Start of Block
template <int kMode>
__device__ __forceinline__ void band_search(int lane, BandCtx& B, int n, int16_t* snap, int snap_stride,
                                            const double* rsq, const int32_t* pre_ev = nullptr,
                                            const int16_t* pre_snap = nullptr) {
  const bool big = kMode == 0 ? n > 32 : kMode == 2;
  const int (&x16)[4] = B.x16; const int (&xr)[4] = B.xr;
  const int &c_k = B.c_k, &c_alive = B.c_alive;
  const double &c_lambda = B.c_lambda;
  int &c_ev = B.c_ev;
  double &e_xy = B.e_xy, &e_yy = B.e_yy, &e_xx = B.e_xx;
  int &e_sum = B.e_sum, &e_k = B.e_k, &e_zero = B.e_zero;
  unsigned alive_w = __ballot_sync(kFull, c_alive && lane < 12);
  unsigned alive_n = __ballot_sync(kFull, c_alive && lane >= 12);
  if (pre_ev) alive_n = 0;

  int ya[4];
#pragma unroll
  for (int e = 0; e < 4; e++) ya[e] = 0;
  SearchVec sv;
  sv.nn = n;
  sv.xx = 0;
  int prev_k = 0, nev = 0;
  c_ev = -1;
  int phase = 0;
  e_xy = 0; e_yy = 0; e_xx = 0; e_sum = 0; e_k = 0; e_zero = 0;
  while (alive_w | alive_n) {
    unsigned grp;
    int kcur, leader;
    const bool noref_ev = alive_w == 0;
    if (!noref_ev) {
      const int key = (alive_w >> lane) & 1 ? (c_k << 4) | lane : 0x7fffffff;
      const int mn = wmin(key);
      kcur = mn >> 4;
      leader = mn & 15;
      grp = __ballot_sync(kFull, ((alive_w >> lane) & 1) && c_k == kcur);
      alive_w &= ~grp;
    } else {
      leader = __ffs(alive_n) - 1;
      grp = 1u << leader;
      alive_n &= ~grp;
      kcur = __shfl_sync(kFull, c_k, leader);
    }
    const int want = noref_ev ? 2 : 1;
    if (phase != want) {
      phase = want;
      prev_k = 0;
      int src[4];
#pragma unroll
      for (int e = 0; e < 4; e++) src[e] = noref_ev ? x16[e] : xr[e];
      if (big) search_init<4>(lane, sv, src, noref_ev ? n : n - 1);
      else search_init<1>(lane, sv, src, noref_ev ? n : n - 1);
    }
    double xy = 0, yy = 0;
    const bool zero_ev = !noref_ev && kcur == 0;
    if (zero_ev) {
#pragma unroll
      for (int e = 0; e < 4; e++) ya[e] = 0;
    } else {
      const double lambda = wfetch(c_lambda, leader);
      const int i = search_start(lane, sv, ya, kcur, prev_k, big, &xy, &yy);
      if (big) search_event<4>(lane, sv, ya, kcur, i, xy, yy, lambda, rsq, &xy, &yy);
      else search_event<1>(lane, sv, ya, kcur, i, xy, yy, lambda, rsq, &xy, &yy);
    }
    prev_k = kcur;
    int sj = 0;
#pragma unroll
    for (int e = 0; e < 4; e++) {
      if (e && !big) break;
      const int j = e * 32 + lane;
      if (j < sv.nn) sj += j * ya[e];
      if (j < n) snap[nev * snap_stride + j] = (int16_t)(j < sv.nn ? ya[e] : 0);
    }
    sj = wsum(sj);
    if (lane == nev) {
      e_xy = xy;
      e_yy = yy;
      e_xx = sv.xx;
      e_sum = sj;
      e_k = kcur;
      e_zero = zero_ev;
    }
    if ((grp >> lane) & 1) c_ev = nev;
    nev++;
  }
  if (pre_ev) {
    const int cev = (lane == 12 || lane == 13) ? pre_ev[lane - 12] : -1;
    const int nimp = wmax(cev) + 1;
    if (cev >= 0) c_ev = nev + cev;
    if (lane >= nev && lane < nev + nimp) {
      const int32_t* r = pre_ev + 2 + (lane - nev) * 9;
      e_xy = __hiloint2double(r[1], r[0]);
      e_yy = __hiloint2double(r[3], r[2]);
      e_xx = __hiloint2double(r[5], r[4]);
      e_sum = r[6];
      e_k = r[7];
      e_zero = r[8];
    }
    for (int ev = 0; ev < nimp; ev++) {
#pragma unroll
      for (int e = 0; e < 4; e++) {
        if (e && !big) break;
        const int j = e * 32 + lane;
        if (j < n) snap[(nev + ev) * snap_stride + j] = pre_snap[ev * n + j];
      }
    }
  }

}

template <int kMode>
__device__ __forceinline__ int band_finish(int lane, const BandCtx& B, const int16_t* snap, int snap_stride, int32_t* out,
                                           const int32_t* r0, int n, int q0, int32_t* yout, int* itheta,
                                           int* max_theta, int* vk, int beta, double* skip_term, int is_keyframe,
                                           int pli, const int16_t* qm_inv, double pvq_norm_lambda) {
  const double gain_weight = 1.4;
  const double cgain_1 = 1. / kCgainOne;
  const double cgain_2 = cgain_1 * cgain_1;
  const double trig_1 = 1. / 32768;
  const bool big = kMode == 0 ? n > 32 : kMode == 2;
  const int cfl_enabled = is_keyframe && pli != 0;
  const int (&x16)[4] = B.x16; const int (&r16)[4] = B.r16; const int (&xr)[4] = B.xr;
  const int32_t cg = B.cg;
  int32_t g = B.g, gain_offset = B.gain_offset;
  const int icgr = B.icgr, m = B.m, s = B.s;
  double best_dist = B.best_dist, best_cost = B.best_cost;
  const double skip_dist = B.skip_dist;
  const int c_gain = B.c_gain, c_theta = B.c_theta, c_ts = B.c_ts, c_k = B.c_k, c_cosd = B.c_cosd, c_ev = B.c_ev;
  const int32_t c_qcg = B.c_qcg, c_qtheta = B.c_qtheta;
  const double c_sinprod = B.c_sinprod, c_rate_ts = B.c_rate_ts;
  const double e_xy = B.e_xy, e_yy = B.e_yy, e_xx = B.e_xx;
  const int e_sum = B.e_sum, e_k = B.e_k, e_zero = B.e_zero;
  int32_t theta = 0;
  double e_cos = 0, e_rate = 0;
  {
    const int kk = e_k > 0 ? e_k : 1;
    const double cd = nl_div(e_xy, 1e-100 + nl_sqrt(e_xx * e_yy));
    const double f = nl_div((double)e_sum, (double)(kk * n));
    const double t = nl_div(nl_log(n * 2 * (1 * f + .025)) * kk, (double)n);
    const double rate = (1 + .4 * f) * n * (M_LOG2E * nl_log(1 + (0 > t ? 0 : t))) + 3;
    e_cos = e_zero ? 0. : cd;
    e_rate = e_k == 0 ? 0. : rate;
  }
  double c_dist = 0, cost = 0;
  {
    const int src = c_ev >= 0 ? c_ev : 0;
    const double cos_dist = wfetch(e_cos, src);
    double rate = wfetch(e_rate, src);
    double dist;
    if (lane >= 12) {
      dist = gain_weight * (c_qcg - cg) * (c_qcg - cg) + c_qcg * (double)cg * (2 - 2 * cos_dist);
    } else {
      if (c_gain > 0 && c_theta >= 0) {
        rate += c_rate_ts;
        if (is_keyframe && pli == 0) rate += 6;
        if (c_gain == icgr) rate -= .5;
      }
      const double dist_theta = 2 - 2. * c_cosd * trig_1 + c_sinprod * (2 - 2 * cos_dist);
      dist = gain_weight * (c_qcg - cg) * (c_qcg - cg) + c_qcg * (double)cg * dist_theta;
    }
    dist *= cgain_2;
    c_dist = dist;
    cost = dist + pvq_norm_lambda * rate;
  }
  int best_lane = -1;
  {
    unsigned rem = __ballot_sync(kFull, c_ev >= 0);
    while (rem) {
      const int key = (rem >> lane) & 1 ? (c_ev << 5) | lane : 0x7fffffff;
      const int l = wmin(key) & 31;
      rem &= ~(1u << l);
      const double cl = wfetch(cost, l);
      if (l >= 12 ? cl <= best_cost : cl < best_cost) {
        best_cost = cl;
        best_lane = l;
      }
    }
  }

  int qg = 0, best_k = 0;
  int noref = is_keyframe ? 1 : 0;
  *itheta = is_keyframe ? -1 : 0;
  *max_theta = 0;
  int ybest[4];
#pragma unroll
  for (int e = 0; e < 4; e++) ybest[e] = 0;
  if (best_lane >= 0) {
    qg = __shfl_sync(kFull, c_gain, best_lane);
    best_k = __shfl_sync(kFull, c_k, best_lane);
    *itheta = __shfl_sync(kFull, c_theta, best_lane);
    *max_theta = __shfl_sync(kFull, c_ts, best_lane);
    theta = __shfl_sync(kFull, c_qtheta, best_lane);
    best_dist = wfetch(c_dist, best_lane);
    noref = best_lane >= 12;
    const int ev = __shfl_sync(kFull, c_ev, best_lane);
#pragma unroll
    for (int e = 0; e < 4; e++) {
      if (e && !big) break;
      const int j = e * 32 + lane;
      const int v = noref ? x16[e] : xr[e];
      const int a = j < n ? snap[ev * snap_stride + j] : 0;
      ybest[e] = j < (noref ? n : n - 1) ? (v < 0 ? -a : a) : 0;
    }
  }
  int skip = 0;
  if (noref) {
    if (qg == 0) skip = 1;
  } else {
    if (!is_keyframe && qg == 0) skip = icgr ? 1 : 2;
    if (qg == icgr && *itheta == 0 && !cfl_enabled) skip = 2;
  }
  int32_t res[4];
  if (skip) {
#pragma unroll
    for (int e = 0; e < 4; e++) res[e] = (skip == 2 && r0 && e * 32 + lane < n) ? r0[e * 32 + lane] : 0;
  } else {
    if (noref) gain_offset = 0;
    g = gain_expand(shl(qg, kCgainShift) + gain_offset, q0, beta);
    const int nn = n - !noref;
    int syy = 0;
#pragma unroll
    for (int e = 0; e < 4; e++) if (e * 32 + lane < nn) syy += ybest[e] * ybest[e];
    const int yy = wsum(syy);
    int gshift = ilog((uint32_t)g) - 14;
    if (gshift < 0) gshift = 0;
    int32_t scale;
    if (yy == 0) {
      scale = 0;
    } else {
      int rsh;
      const int16_t rs = rsqrt32(yy, &rsh);
      scale = vshr_round64(rs * (int64_t)g, rsh + gshift - 16);
    }
    const int qshift = kQmInvShift - gshift;
    int xs[4];
    if (noref) {
#pragma unroll
      for (int e = 0; e < 4; e++) xs[e] = mul16_32_q16(ybest[e], scale);
    } else {
      scale = round32(scale * (1. / 32768) * nl_cos(32768 - theta));
      int f[4];
#pragma unroll
      for (int e = 0; e < 4; e++) f[e] = e * 32 + lane < nn ? (int16_t)mul16_32_q16(ybest[e], scale) : 0;
      const int xm = (int16_t)floor(.5 + -s * (shr_round(g, gshift)) * (1. / 32768) * nl_cos(theta));
#pragma unroll
      for (int e = 0; e < 4; e++) {
        xs[e] = 0;
        if (e && !big) continue;
        const int t1 = __shfl_sync(kFull, f[e], (lane + 31) & 31);
        const int t2 = e > 0 ? __shfl_sync(kFull, f[e > 0 ? e - 1 : 0], 31) : 0;
        const int fprev = lane == 0 ? t2 : t1;
        const int j = e * 32 + lane;
        xs[e] = j < m ? f[e] : (j == m ? xm : fprev);
        if (j >= n) xs[e] = 0;
      }
      householder_apply_warp(lane, big, xs, xs, r16, n);
    }
#pragma unroll
    for (int e = 0; e < 4; e++) {
      const int j = e * 32 + lane;
      res[e] = j < n ? shr_round(xs[e] * qm_inv[j], qshift) : 0;
    }
  }
#pragma unroll
  for (int e = 0; e < 4; e++) {
    const int j = e * 32 + lane;
    if (j < n) {
      out[j] = res[e];
      yout[j] = ybest[e];
    }
  }
  *vk = best_k;
  *skip_term = skip_dist - best_dist;
  if (is_keyframe) return noref ? qg : (qg < icgr ? -2 * (qg - icgr) - 1 : (qg < 2 * icgr ? 2 * (qg - icgr) : qg - 1));
  {
    const int a = qg + 1, b = icgr + 1;
    return noref ? qg - 1 : (a < b ? -2 * (a - b) - 1 : (a < 2 * b ? 2 * (a - b) : a - 1));
  }
}
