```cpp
int launch_conv0_wino43_split(const void* x, void* y, const void* bp, const float* bias, int D, int H, int W,
                              int dtype, hipStream_t s) {
    using namespace c43s;
    if (dtype != MVS_F32) return fail(MVS_ERR_BAD_DTYPE, "conv0_wino43_split: fp32 volumes only (dtype %d)", dtype);
    if ((size_t)D * H * W * 8 * 4 >= ((size_t)1 << 31))
        return fail(MVS_ERR_BAD_SHAPE, "conv0_wino43_split: plane of %zu bytes exceeds 31-bit buffer offsets",
                    (size_t)D * H * W * 8 * 4);
    const int nb = ((W + TX - 1) / TX) * ((H + TY - 1) / TY) * ((D + TZ - 1) / TZ);
    static const bool form1 = [] {
        const char* e = getenv("MVS_CONV0_SPLIT");
        return e && e[0] == '2';
    }();

    if (!form1) {
        int dev = 0, cus = 256;
        if (hipGetDevice(&dev) != hipSuccess ||
            hipDeviceGetAttribute(&cus, hipDeviceAttributeMultiprocessorCount, dev) != hipSuccess)
            cus = 256;
        int grid = nb < cus ? nb : cus;
        if ((nb + grid - 1) / grid > c43p_MAXT) grid = (nb + c43p_MAXT - 1) / c43p_MAXT;
#if MVS_ABLATE == 55
        static long long* dbgp = nullptr;
        if (!dbgp && hipMalloc(&dbgp, 128 * sizeof(long long)) != hipSuccess) dbgp = nullptr;
        if (dbgp) (void)hipMemsetAsync(dbgp, 0, 128 * sizeof(long long), s);
        conv0_w43p_kernel<<<grid, 512, 0, s>>>(static_cast<const float*>(x), static_cast<const unsigned short*>(bp), bias,
                                               static_cast<float*>(y), D, H, W, nb, dbgp);
        if (dbgp && grid > 100) {
            long long h[128];
            (void)hipStreamSynchronize(s);
            (void)hipMemcpy(h, dbgp, sizeof(h), hipMemcpyDeviceToHost);
            for (int role = 0; role < 2; ++role) {
                const long long* t = h + role * 64;
                fprintf(stderr, "conv0p %s:", role ? "producer (loads | output | process | barrier)" : "consumer (B loads | mfma | exchange | barrier)");
                for (int c = 0; c < 4; ++c)
                    fprintf(stderr, " c%d: %lld %lld %lld %lld |", c, t[4 * c + 1] - t[4 * c], t[4 * c + 2] - t[4 * c + 1],
                            t[4 * c + 3] - t[4 * c + 2], (c < 3 ? t[4 * c + 4] : t[16]) - t[4 * c + 3]);
                fprintf(stderr, " tile %lld\n", t[16] - t[0]);
            }
        }
#else
        conv0_w43p_kernel<<<grid, 512, 0, s>>>(static_cast<const float*>(x), static_cast<const unsigned short*>(bp), bias,
                                               static_cast<float*>(y), D, H, W, nb);
#endif
        return check_hip(hipGetLastError(), "conv0_w43p launch");
    }
#if MVS_ABLATE == 50
    static long long* dbg = nullptr;
    if (!dbg && hipMalloc(&dbg, 128 * sizeof(long long)) != hipSuccess) dbg = nullptr;
    if (dbg) (void)hipMemsetAsync(dbg, 0, 128 * sizeof(long long), s);
    conv0_w43s_kernel<<<nb, 256, 0, s>>>(static_cast<const float*>(x), static_cast<const unsigned short*>(bp), bias,
                                         static_cast<float*>(y), D, H, W, dbg);
    if (dbg && nb > 2000) {
        long long h[128];
        (void)hipStreamSynchronize(s);
        (void)hipMemcpy(h, dbg, sizeof(h), hipMemcpyDeviceToHost);
        for (int w = 0; w < 4; ++w) {
            const long long* t = h + w * 32;
            fprintf(stderr, "conv0s wave %d: stage0 %lld bar %lld |", w, t[1] - t[0], t[2] - t[1]);
            for (int c = 0; c < 4; ++c)
                fprintf(stderr, " c%d: ld %lld mfma %lld bar %lld st %lld bar %lld |", c, t[3 + 5 * c] - (c ? t[2 + 5 * c] : t[2]),
                        t[4 + 5 * c] - t[3 + 5 * c], c < 3 ? t[5 + 5 * c] - t[4 + 5 * c] : 0, c < 3 ? t[6 + 5 * c] - t[5 + 5 * c] : 0,
                        c < 3 ? t[7 + 5 * c] - t[6 + 5 * c] : 0);
            fprintf(stderr, " end %lld total %lld\n", t[24] - t[19], t[24] - t[0]);
        }
    }
#else
    conv0_w43s_kernel<<<nb, 256, 0, s>>>(static_cast<const float*>(x), static_cast<const unsigned short*>(bp), bias,
                                         static_cast<float*>(y), D, H, W);
#endif
    return check_hip(hipGetLastError(), "conv0_w43s launch");
}

static inline uint16_t bf16_rne(float v) {
    uint32_t u;
    std::memcpy(&u, &v, 4);
    if ((u & 0x7F800000u) == 0x7F800000u && (u & 0x007FFFFFu)) return (uint16_t)((u >> 16) | 0x0040u);
    u += 0x7FFFu + ((u >> 16) & 1u);
    return (uint16_t)(u >> 16);
}
static inline float bf16_to_f32(uint16_t h) {
    const uint32_t u = (uint32_t)h << 16;
    float v;
    std::memcpy(&v, &u, 4);
    return v;
}

void pack_conv0_wino43_split_weights(const float* wfold, void* out) {
    uint16_t* bp = static_cast<uint16_t*>(out);
    for (int c = 0; c < 4; ++c)
        for (int t = 0; t < 6; ++t)
            for (int ky = 0; ky < 3; ++ky)
                for (int lane = 0; lane < 64; ++lane)
                    for (int j = 0; j < 8; ++j) {
                        const int n = lane & 15, g = lane >> 4, jj = n >> 3, co = n & 7, kx = g - jj;
                        float gv = 0.0f;
                        if (kx >= 0 && kx <= 2) {
                            const int tap = ky * 3 + kx, ci = 8 * c + j;
                            const double g0 = wfold[((size_t)(0 * 9 + tap) * 32 + ci) * 8 + co];
                            const double g1 = wfold[((size_t)(1 * 9 + tap) * 32 + ci) * 8 + co];
                            const double g2 = wfold[((size_t)(2 * 9 + tap) * 32 + ci) * 8 + co];
                            double gd;
                            switch (t) {
                                case 0: gd = g0 / 4.0; break;
                                case 1: gd = -(g0 + g1 + g2) / 6.0; break;
                                case 2: gd = -(g0 - g1 + g2) / 6.0; break;
                                case 3: gd = g0 / 24.0 + g1 / 12.0 + g2 / 6.0; break;
                                case 4: gd = g0 / 24.0 - g1 / 12.0 + g2 / 6.0; break;
                                default: gd = g2; break;
                            }
                            gv = (float)gd;
                        }
                        const uint16_t h1 = bf16_rne(gv);
                        const float r1 = gv - bf16_to_f32(h1);
                        const uint16_t h2 = bf16_rne(r1);
                        const float r2 = r1 - bf16_to_f32(h2);
                        const uint16_t h3 = bf16_rne(r2);
                        const uint16_t hs[3] = {h1, h2, h3};
                        for (int q = 0; q < 3; ++q)
                            bp[((((size_t)(c * 6 + t) * 3 + ky) * 3 + q) * 64 + lane) * 8 + j] = hs[q];
                    }
}

}
```

Measured before the change: 1463.

## Enlarge conv0 Winograd tile to 4x8x32 with half-plane producer/consumer pipeline

Replaces the default conv0 split-bf16 Winograd kernel with a variant whose spatial tile is 8 rows instead of 4. Each tile's six transformed planes are now staged in two halves of three planes across eight barrier-separated steps. Consumers keep two sets of accumulators and interleave output between steps. The producer defers half of the transformed planes in registers, and the load chunk order zigzags between tiles so the next B fragments can be reused. The aim is to cut halo overhead and per-tile B-weight reloads, at the cost of more register pressure, more barriers, and LDS close to its limit. The CU count query is also cached per device.

```diff
diff --git a/scene_3dreconstruction_mvsnet_amd/csrc/conv0_split.hip b/scene_3dreconstruction_mvsnet_amd/csrc/conv0_split.hip
--- a/scene_3dreconstruction_mvsnet_amd/csrc/conv0_split.hip
+++ b/scene_3dreconstruction_mvsnet_amd/csrc/conv0_split.hip
@@ -1,3 +1,4 @@
+#include <atomic>
 #include <cstdlib>
 #include <cstring>
 #include <type_traits>
@@ -23,7 +24,6 @@
 constexpr int CPT = (NCOL + 255) / 256;
 constexpr int NPOS = TY * TX;
 constexpr int EXS = 12;
-constexpr int BFRAG = 4 * NT_PLANES * 3 * 3;
 static_assert(NT_PLANES * NPOS * EXS * 4 <= TILE_E * 2, "exchange tile must fit in the input tile");
 }
 
@@ -253,7 +253,24 @@
 #undef MVS_TICK
 }
 
-constexpr int c43p_MAXT = 512;
+namespace c48t {
+constexpr int TZ = 4, TY = 8, TX = 32;
+constexpr int HY = TY + 2, HX = TX + 2;
+constexpr int NT_PLANES = 6, NPL = 3;
+constexpr int VOX = HY * HX;
+constexpr int PLANE_E = VOX * 8;
+constexpr int PIECE_E = NPL * PLANE_E;
+constexpr int BUF_E = 3 * PIECE_E;
+constexpr int NCOL = VOX * 2;
+constexpr int CPT = (NCOL + 255) / 256;
+constexpr int NPOS = TY * TX;
+constexpr int EXS = 8;
+constexpr int MAXT = 512;
+static_assert(2 * BUF_E * 2 + NT_PLANES * NPOS * EXS * 4 + MAXT * 16 <= 160 * 1024, "LDS of conv0_w48t");
+constexpr unsigned bstep(int s) { return (unsigned)(((s >> 1) * NT_PLANES + 3 * (s & 1)) * 9) * 1024u; }
+__device__ __forceinline__ int chunk_of(int k, int c) { return (k & 1) ? 3 - c : c; }
+__device__ __forceinline__ unsigned bofs(int chunk, int h) { return (unsigned)((chunk * NT_PLANES + 3 * h) * 9) * 1024u; }
+}
 typedef float sf32x2 __attribute__((ext_vector_type(2)));
 typedef __bf16 sbf16x2 __attribute__((ext_vector_type(2)));
 
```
End of Block
Please transcribe exactly the lines above from the line that has "unsigned alive_n = __ballot_sync(kFull, c_alive" up to and including the line that has "int phase = 0;"; no other line belongs in the answer.

SOLUTION FOR THIS PROBLEM:
  unsigned alive_n = __ballot_sync(kFull, c_alive && lane >= 12);
  if (pre_ev) alive_n = 0;

  int ya[4];
#pragma unroll
  for (int e = 0; e < 4; e++) ya[e] = 0;
  SearchVec sv;
  sv.nn = n;
  sv.xx = 0;
  int prev_k = 0, nev = 0;
  c_ev = -1;
  int phase = 0;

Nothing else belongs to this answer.